Crystal-eyed catfish
- Conservation status: Least Concern (IUCN 3.1)

Scientific classification
- Kingdom: Animalia
- Phylum: Chordata
- Class: Actinopterygii
- Division: Teleostei
- Order: Siluriformes
- Family: Bagridae
- Genus: Hemibagrus
- Species: H. wyckii
- Binomial name: Hemibagrus wyckii (Bleeker, 1858)
- Synonyms: Bagrus wyckii Bleeker 1858; Macrones wyckii (Bleeker, 1858); Mystus wyckii (Bleeker, 1858);

= Hemibagrus wyckii =

- Authority: (Bleeker, 1858)
- Conservation status: LC
- Synonyms: Bagrus wyckii Bleeker 1858, Macrones wyckii (Bleeker, 1858), Mystus wyckii (Bleeker, 1858)

Species of fish

Hemibagrus wyckii is a species of catfish (order Siluriformes) of the family Bagridae. It is occasionally called the crystal-eyed catfish, blacktail catfish or black devil catfish.

==Distribution==
This species originates in Asia from Thailand to Indonesia. It is known from the Mekong and Chao Phraya drainages in central Indochina. It is also known from the Batang Hari and Musi River drainages in Sumatra, the Pahang River and Perak River drainage in Peninsular Malaysia, the Citarum drainage in Java, and the Baram, Rejang, Kapuas, and Barito River drainages in Borneo.

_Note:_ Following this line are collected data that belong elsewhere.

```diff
+            VASR_STAMP(t2);
+            if (VASR_ROWS_EPI_FIRST && j >= 1) epilogue(j - 1);
+            VASR_STAMP(t2e);
+            if (dma && j + DEPTH < nc && !(VASR_ROWS_ABLATE & 4)) issue(j + DEPTH);
+            VASR_STAMP(t3);
+            if (!VASR_ROWS_EPI_FIRST && j >= 1) epilogue(j - 1);
+#ifdef VASR_ROWS_STAMPS
+            VASR_STAMP(t4);
+            st_wait += t1 - t0;
+            st_bar += t2 - t1;
+            st_dma += t3 - t2e;
+            st_epi += (t2e - t2) + (t4 - t3);
+#endif
+        }
+        VASR_STAMP(t5);
+        role_barrier();
+        VASR_STAMP(t6);
+        epilogue(nc - 1);
+#ifdef VASR_ROWS_STAMPS
+        VASR_STAMP(t7);
+        st_bar += t6 - t5;
+        st_epi += t7 - t6;
+#endif
+    }
+#ifdef VASR_ROWS_STAMPS
+    __builtin_amdgcn_s_waitcnt(0);
+    VASR_STAMP(st_end);
+    if (lane == 0 && g_rows_stamps) {
+        unsigned long long* o = g_rows_stamps + ((int64_t)blockIdx.x * (CWV + MWV) + wave_u) * 8;
+        o[0] = st_wait; o[1] = st_bar; o[2] = st_epi; o[3] = st_dma; o[4] = st_mfma; o[5] = st_end - st_begin;
+        o[6] = (unsigned long long)nc;
+        o[7] = wave_u < CWV ? 2 : DWV == MWV ? 3 : wave_u - CWV < DWV ? 4 : 5;
+    }
+#endif
+}
+
+inline void pick_groups(int row_blocks, int NT, int* groups_out, int* per_out) {
     int groups = 1, per = min(NT, MAX_GROUP), best = -1;
     for (int g = 1; g <= NT; ++g) {
         const int pg = (NT + g - 1) / g;
@@ -286,6 +582,38 @@
             per = pg;
         }
     }
+    *groups_out = groups;
+    *per_out = per;
+}
+
+template <int KS>
+int launch_roles(const GemmParams& p, int epi, hipStream_t s) {
+    const int NT = (p.N + 31) / 32;
+    const int row_blocks = (p.M + 32 * CWV - 1) / (32 * CWV);
+    int groups, per;
+    pick_groups(row_blocks, NT, &groups, &per);
+    const int wide = epi != VASR_EPI_ARGMAX && p.N % 4 == 0 && p.ldc % 4 == 0 && (reinterpret_cast<uintptr_t>(p.C) & 15) == 0;
+    const dim3 grid(row_blocks * groups), block(64 * (CWV + MWV));
+#define VASR_R(E) hipLaunchKernelGGL((gemm_rows_roles_kernel<KS, E>), grid, block, 0, s, p, groups, per, wide)
+    switch (epi) {
+        case VASR_EPI_NONE: VASR_R(VASR_EPI_NONE); break;
+        case VASR_EPI_GELU: VASR_R(VASR_EPI_GELU); break;
+        case VASR_EPI_SOFTPLUS_FROM: VASR_R(VASR_EPI_SOFTPLUS_FROM); break;
+        case VASR_EPI_RESIDUAL: VASR_R(VASR_EPI_RESIDUAL); break;
+        case VASR_EPI_GELU_PE: VASR_R(VASR_EPI_GELU_PE); break;
+        case VASR_EPI_ARGMAX: VASR_R(VASR_EPI_ARGMAX); break;
+        default: set_error("vasr_linear_x3_f32: rows engine: epilogue %d not supported", epi); return VASR_EINVAL;
+    }
+#undef VASR_R
+    return launch_status("vasr_linear_x3_f32");
+}
+
+template <int KS>
+int launch_rows(const GemmParams& p, int epi, hipStream_t s) {
+    const int NT = (p.N + 31) / 32;
+    const int row_blocks = (p.M + 32 * RW - 1) / (32 * RW);
+    int groups, per;
+    pick_groups(row_blocks, NT, &groups, &per);
     const dim3 grid(row_blocks * groups), block(64 * RW);
 #define VASR_R(E) hipLaunchKernelGGL((gemm_rows_kernel<KS, E>), grid, block, 0, s, p, groups, per)
     switch (epi) {
@@ -312,7 +640,9 @@
     if (engine == 0 && (p.Kp != 192 || p.N < 512 || p.M < 4096 ||
                         !(epi == VASR_EPI_NONE || epi == VASR_EPI_GELU || epi == VASR_EPI_SOFTPLUS_FROM)))
         return false;
-    *rc = p.Kp == 128 ? launch_rows<8>(p, epi, s) : launch_rows<12>(p, epi, s);
+    const bool roles = VASR_ROWS_ROLES != 0;
+    if (roles) *rc = p.Kp == 128 ? launch_roles<8>(p, epi, s) : launch_roles<12>(p, epi, s);
+    else *rc = p.Kp == 128 ? launch_rows<8>(p, epi, s) : launch_rows<12>(p, epi, s);
     return true;
 }
 
```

==Appearance and anatomy==
Hemibagrus wyckii are black with a few white markings on the caudal and dorsal fins, and the eyes are sky blue. They reach about 71 cm SL. The head is extremely depressed and broad. The caudal fin is dark grey. The dorsal fin spine has 10-12 serrations on the posterior edge.

Hemibagrus wyckii bears a resemblance to H. wyckioides, however H. wyckioides lacks serrations on the dorsal fin spine, has a shorter dorsal fin base, and shorter maxillary barbels.

==Ecology==
Hemibagrus wyckii appears to be restricted in the middle reaches of the large rivers it inhabits. This species feeds on insects, prawns and fishes. These fish are aggressive and can attack animals of their own size; they have been claimed to be the "only freshwater fish unafraid of man".

==Relationship to humans==
This fish is marketed fresh as a food fish. Hemibagrus are aquacultured in Asian countries.

Hemibagrus wyckii and Hemibagrus wyckioides are the two members of this genus imported as aquarium fish. These fish will bite and can damage objects in the aquarium. Due to both its aggressive and its predatory nature, this species should be kept alone.